Start of DATA LISTING
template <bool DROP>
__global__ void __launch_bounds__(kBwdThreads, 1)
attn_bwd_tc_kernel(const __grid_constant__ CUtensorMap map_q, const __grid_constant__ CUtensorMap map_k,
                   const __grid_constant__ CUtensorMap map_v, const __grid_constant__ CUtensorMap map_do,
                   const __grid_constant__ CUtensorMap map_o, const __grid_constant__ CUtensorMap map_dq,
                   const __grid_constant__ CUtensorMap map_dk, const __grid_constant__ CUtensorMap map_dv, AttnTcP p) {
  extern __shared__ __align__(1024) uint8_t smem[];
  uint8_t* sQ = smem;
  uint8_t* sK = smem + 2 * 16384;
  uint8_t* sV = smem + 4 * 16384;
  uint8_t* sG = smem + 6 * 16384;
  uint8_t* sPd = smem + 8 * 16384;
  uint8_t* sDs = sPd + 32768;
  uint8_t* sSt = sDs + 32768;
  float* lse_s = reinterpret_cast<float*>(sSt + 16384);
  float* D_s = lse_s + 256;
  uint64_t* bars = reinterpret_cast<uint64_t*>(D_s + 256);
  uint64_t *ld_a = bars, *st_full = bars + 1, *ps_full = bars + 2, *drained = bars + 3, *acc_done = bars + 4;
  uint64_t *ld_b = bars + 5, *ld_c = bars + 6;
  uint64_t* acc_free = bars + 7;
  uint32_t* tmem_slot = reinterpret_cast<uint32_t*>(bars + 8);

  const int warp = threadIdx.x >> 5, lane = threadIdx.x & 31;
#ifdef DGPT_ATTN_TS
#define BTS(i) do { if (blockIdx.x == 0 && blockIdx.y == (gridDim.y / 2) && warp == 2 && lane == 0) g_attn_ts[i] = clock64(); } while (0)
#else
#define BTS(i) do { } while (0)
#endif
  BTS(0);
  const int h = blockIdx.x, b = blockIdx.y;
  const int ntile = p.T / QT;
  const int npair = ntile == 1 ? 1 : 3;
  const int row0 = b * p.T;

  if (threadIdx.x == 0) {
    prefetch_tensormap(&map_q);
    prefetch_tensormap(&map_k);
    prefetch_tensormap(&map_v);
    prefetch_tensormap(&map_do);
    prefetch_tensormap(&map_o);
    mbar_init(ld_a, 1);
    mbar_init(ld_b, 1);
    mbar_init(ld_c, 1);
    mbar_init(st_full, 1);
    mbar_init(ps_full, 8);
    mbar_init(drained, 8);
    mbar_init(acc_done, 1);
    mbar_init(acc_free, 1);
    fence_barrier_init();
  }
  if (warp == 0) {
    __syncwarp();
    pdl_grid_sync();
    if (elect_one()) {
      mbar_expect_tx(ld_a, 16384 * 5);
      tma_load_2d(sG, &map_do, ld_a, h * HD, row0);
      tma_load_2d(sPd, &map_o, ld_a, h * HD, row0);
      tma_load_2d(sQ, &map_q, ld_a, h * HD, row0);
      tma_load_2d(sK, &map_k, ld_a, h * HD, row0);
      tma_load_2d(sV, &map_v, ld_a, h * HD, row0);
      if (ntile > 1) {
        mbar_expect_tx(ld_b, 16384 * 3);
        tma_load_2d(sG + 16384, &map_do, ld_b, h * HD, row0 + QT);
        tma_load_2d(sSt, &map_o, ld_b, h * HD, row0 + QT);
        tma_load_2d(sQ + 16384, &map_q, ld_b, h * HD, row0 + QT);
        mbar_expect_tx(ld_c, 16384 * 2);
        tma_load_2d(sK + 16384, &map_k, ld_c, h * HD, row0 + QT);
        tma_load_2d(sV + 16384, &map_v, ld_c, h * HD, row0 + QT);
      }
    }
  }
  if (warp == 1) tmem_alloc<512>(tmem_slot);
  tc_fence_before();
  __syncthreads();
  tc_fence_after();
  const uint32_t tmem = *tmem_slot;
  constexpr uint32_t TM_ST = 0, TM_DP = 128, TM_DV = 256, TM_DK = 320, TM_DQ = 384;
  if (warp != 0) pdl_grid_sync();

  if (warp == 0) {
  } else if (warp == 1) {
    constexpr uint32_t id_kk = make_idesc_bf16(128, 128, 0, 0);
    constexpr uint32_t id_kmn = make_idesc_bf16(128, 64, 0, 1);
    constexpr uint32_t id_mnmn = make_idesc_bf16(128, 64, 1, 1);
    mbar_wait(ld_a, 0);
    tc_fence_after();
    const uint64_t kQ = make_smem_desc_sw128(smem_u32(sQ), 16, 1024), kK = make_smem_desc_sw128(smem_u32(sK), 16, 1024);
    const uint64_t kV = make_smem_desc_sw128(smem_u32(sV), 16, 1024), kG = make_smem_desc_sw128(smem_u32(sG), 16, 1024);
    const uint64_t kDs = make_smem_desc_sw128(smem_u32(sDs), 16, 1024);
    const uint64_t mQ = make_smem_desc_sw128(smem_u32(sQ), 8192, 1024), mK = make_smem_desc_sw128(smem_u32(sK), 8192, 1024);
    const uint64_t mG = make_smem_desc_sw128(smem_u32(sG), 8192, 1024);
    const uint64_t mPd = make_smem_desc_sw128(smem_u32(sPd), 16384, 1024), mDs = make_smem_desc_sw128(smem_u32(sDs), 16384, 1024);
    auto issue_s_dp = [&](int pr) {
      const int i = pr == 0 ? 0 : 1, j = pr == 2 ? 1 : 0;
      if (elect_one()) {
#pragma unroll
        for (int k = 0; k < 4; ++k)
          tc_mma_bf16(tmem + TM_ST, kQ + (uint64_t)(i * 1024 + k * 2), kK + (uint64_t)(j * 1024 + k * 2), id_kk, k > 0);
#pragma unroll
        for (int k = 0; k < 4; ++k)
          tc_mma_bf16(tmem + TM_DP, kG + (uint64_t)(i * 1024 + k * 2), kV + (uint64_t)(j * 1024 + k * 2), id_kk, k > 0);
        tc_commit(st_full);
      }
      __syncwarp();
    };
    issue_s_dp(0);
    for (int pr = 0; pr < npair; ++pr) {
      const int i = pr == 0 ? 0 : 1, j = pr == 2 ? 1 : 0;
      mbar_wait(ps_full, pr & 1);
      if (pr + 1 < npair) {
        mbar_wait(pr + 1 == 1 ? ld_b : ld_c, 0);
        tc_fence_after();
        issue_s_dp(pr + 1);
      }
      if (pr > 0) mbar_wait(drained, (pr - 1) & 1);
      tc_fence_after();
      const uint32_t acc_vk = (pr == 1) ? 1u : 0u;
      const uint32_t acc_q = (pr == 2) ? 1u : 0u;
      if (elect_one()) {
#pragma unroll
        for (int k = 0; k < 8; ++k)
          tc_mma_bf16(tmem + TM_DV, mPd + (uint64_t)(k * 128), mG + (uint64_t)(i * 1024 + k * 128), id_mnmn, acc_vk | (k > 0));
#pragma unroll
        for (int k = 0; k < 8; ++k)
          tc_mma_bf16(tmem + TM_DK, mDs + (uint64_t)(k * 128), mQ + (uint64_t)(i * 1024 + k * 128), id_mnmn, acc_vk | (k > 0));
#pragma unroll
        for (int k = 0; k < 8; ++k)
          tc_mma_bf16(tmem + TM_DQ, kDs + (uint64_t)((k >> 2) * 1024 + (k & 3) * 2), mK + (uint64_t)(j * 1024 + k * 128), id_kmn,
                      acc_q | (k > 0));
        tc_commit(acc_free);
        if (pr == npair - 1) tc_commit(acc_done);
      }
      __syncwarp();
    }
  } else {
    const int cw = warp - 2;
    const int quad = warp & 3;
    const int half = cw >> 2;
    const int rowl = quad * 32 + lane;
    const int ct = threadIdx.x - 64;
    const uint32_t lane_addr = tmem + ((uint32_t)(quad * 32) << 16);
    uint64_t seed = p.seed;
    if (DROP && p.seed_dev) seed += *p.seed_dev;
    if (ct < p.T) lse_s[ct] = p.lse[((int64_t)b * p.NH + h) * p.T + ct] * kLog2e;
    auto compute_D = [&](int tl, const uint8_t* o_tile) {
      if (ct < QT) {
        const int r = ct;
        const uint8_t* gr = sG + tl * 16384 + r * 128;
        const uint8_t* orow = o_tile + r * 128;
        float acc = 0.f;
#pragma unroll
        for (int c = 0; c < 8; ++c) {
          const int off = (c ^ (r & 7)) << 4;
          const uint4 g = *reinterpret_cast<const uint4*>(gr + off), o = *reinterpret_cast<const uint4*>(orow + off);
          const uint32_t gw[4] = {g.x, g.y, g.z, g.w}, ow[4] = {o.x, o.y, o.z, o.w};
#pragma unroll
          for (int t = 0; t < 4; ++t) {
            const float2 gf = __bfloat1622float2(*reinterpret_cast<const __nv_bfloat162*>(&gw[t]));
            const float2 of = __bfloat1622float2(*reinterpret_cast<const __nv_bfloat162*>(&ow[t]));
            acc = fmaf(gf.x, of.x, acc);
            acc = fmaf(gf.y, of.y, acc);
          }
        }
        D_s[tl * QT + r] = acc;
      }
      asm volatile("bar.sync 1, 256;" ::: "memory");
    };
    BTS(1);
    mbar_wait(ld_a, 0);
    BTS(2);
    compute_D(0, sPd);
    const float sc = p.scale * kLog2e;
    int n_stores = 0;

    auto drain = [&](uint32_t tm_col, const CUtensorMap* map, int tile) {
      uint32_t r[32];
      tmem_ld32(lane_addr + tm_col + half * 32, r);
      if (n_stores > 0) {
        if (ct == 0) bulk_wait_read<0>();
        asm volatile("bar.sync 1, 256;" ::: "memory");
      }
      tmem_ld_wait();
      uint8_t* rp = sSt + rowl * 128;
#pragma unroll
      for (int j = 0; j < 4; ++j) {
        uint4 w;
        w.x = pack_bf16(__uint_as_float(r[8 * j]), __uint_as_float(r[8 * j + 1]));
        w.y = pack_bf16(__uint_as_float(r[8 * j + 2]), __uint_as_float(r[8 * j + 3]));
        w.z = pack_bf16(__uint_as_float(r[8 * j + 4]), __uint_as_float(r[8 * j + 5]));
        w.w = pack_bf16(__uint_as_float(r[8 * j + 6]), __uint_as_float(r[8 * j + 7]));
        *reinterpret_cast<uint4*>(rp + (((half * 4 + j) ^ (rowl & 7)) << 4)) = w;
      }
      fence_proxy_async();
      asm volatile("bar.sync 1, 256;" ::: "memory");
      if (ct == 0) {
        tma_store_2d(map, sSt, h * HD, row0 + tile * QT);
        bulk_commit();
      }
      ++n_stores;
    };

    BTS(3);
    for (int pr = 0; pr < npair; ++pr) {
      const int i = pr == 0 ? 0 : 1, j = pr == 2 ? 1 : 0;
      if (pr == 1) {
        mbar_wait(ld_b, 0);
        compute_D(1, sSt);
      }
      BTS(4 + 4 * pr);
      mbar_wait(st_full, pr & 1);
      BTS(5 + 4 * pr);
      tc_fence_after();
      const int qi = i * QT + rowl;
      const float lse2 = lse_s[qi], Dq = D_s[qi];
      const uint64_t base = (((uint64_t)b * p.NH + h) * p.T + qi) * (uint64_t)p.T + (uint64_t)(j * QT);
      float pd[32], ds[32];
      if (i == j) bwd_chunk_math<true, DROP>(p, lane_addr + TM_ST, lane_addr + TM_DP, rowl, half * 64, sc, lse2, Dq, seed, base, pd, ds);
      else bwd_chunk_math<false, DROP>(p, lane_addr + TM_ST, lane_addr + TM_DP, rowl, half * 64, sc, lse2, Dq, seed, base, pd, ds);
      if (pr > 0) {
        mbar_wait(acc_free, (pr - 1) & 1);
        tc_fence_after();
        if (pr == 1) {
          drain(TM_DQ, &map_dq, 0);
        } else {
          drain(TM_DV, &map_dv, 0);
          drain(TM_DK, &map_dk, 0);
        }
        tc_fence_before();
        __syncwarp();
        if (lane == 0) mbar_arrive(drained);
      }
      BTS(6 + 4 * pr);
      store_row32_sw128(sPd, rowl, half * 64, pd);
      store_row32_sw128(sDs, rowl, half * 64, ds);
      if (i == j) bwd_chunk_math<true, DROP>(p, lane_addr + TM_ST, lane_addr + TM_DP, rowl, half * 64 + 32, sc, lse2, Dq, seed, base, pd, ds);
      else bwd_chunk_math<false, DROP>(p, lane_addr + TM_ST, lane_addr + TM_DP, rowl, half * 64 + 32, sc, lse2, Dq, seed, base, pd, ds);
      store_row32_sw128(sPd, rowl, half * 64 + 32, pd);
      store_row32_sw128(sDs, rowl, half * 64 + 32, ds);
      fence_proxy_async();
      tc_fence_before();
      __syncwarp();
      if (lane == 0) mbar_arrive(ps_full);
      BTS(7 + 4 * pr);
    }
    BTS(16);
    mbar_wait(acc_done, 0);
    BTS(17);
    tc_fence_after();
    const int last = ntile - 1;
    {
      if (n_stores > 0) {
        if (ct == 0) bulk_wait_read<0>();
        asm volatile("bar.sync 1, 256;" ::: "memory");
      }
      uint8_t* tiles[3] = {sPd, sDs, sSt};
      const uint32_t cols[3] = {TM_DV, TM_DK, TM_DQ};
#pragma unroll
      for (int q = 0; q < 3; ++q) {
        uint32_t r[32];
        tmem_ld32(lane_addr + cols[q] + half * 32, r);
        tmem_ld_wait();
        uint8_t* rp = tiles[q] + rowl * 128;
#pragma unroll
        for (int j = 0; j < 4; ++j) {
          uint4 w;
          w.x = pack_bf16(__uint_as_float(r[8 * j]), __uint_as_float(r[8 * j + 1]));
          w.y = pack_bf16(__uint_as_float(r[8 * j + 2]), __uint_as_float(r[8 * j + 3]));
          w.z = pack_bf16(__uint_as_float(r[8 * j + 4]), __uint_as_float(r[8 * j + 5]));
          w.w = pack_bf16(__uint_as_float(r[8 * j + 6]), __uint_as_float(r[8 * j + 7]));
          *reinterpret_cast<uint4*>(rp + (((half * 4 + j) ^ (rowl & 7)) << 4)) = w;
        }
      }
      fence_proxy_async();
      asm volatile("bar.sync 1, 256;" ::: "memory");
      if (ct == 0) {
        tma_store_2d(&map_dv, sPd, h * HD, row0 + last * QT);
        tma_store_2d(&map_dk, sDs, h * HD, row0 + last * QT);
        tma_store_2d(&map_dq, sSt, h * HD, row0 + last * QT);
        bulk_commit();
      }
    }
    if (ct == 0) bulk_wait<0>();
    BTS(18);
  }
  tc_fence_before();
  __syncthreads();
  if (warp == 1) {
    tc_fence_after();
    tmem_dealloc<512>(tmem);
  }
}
End of DATA LISTING
Start of DATA LISTING
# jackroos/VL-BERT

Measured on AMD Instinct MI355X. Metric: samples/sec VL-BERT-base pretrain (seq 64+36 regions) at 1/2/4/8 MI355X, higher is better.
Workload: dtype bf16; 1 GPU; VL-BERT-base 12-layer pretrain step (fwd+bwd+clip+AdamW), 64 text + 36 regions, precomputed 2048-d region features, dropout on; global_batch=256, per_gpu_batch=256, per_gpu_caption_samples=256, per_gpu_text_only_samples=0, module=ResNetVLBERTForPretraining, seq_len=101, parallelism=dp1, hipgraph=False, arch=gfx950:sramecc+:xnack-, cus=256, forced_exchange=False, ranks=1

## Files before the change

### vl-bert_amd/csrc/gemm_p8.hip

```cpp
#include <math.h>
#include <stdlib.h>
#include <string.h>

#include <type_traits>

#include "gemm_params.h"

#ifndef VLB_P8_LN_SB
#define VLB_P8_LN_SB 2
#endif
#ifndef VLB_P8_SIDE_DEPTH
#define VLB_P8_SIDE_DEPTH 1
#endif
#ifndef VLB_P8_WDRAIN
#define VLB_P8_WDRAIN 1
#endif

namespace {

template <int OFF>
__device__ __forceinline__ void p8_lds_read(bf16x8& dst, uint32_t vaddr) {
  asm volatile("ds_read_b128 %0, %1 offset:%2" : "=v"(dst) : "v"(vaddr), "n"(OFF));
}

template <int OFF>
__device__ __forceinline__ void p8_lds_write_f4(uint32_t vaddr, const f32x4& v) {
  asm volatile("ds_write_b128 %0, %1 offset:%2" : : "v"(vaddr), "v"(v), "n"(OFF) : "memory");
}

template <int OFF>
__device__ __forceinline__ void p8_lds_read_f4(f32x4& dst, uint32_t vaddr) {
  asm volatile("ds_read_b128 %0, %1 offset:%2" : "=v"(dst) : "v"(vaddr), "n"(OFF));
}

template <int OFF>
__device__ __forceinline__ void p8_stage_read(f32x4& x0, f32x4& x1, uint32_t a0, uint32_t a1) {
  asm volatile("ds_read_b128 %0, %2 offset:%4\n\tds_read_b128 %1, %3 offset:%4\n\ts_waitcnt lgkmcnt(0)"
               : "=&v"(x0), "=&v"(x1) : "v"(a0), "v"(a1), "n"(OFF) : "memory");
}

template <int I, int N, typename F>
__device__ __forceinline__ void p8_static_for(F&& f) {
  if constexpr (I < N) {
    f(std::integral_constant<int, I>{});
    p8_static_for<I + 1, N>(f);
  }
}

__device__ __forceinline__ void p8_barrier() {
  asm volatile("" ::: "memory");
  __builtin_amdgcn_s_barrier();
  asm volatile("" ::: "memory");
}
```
End of DATA LISTING
**DESCRIPTION OF THE TASK**
Of the lines above, output exactly those from the line bearing "template <bool DROP>" through the line bearing "uint8_t* sSt = sDs + 32768;", inclusive.

**EXERCISE RESULT**
template <bool DROP>
__global__ void __launch_bounds__(kBwdThreads, 1)
attn_bwd_tc_kernel(const __grid_constant__ CUtensorMap map_q, const __grid_constant__ CUtensorMap map_k,
                   const __grid_constant__ CUtensorMap map_v, const __grid_constant__ CUtensorMap map_do,
                   const __grid_constant__ CUtensorMap map_o, const __grid_constant__ CUtensorMap map_dq,
                   const __grid_constant__ CUtensorMap map_dk, const __grid_constant__ CUtensorMap map_dv, AttnTcP p) {
  extern __shared__ __align__(1024) uint8_t smem[];
  uint8_t* sQ = smem;
  uint8_t* sK = smem + 2 * 16384;
  uint8_t* sV = smem + 4 * 16384;
  uint8_t* sG = smem + 6 * 16384;
  uint8_t* sPd = smem + 8 * 16384;
  uint8_t* sDs = sPd + 32768;
  uint8_t* sSt = sDs + 32768;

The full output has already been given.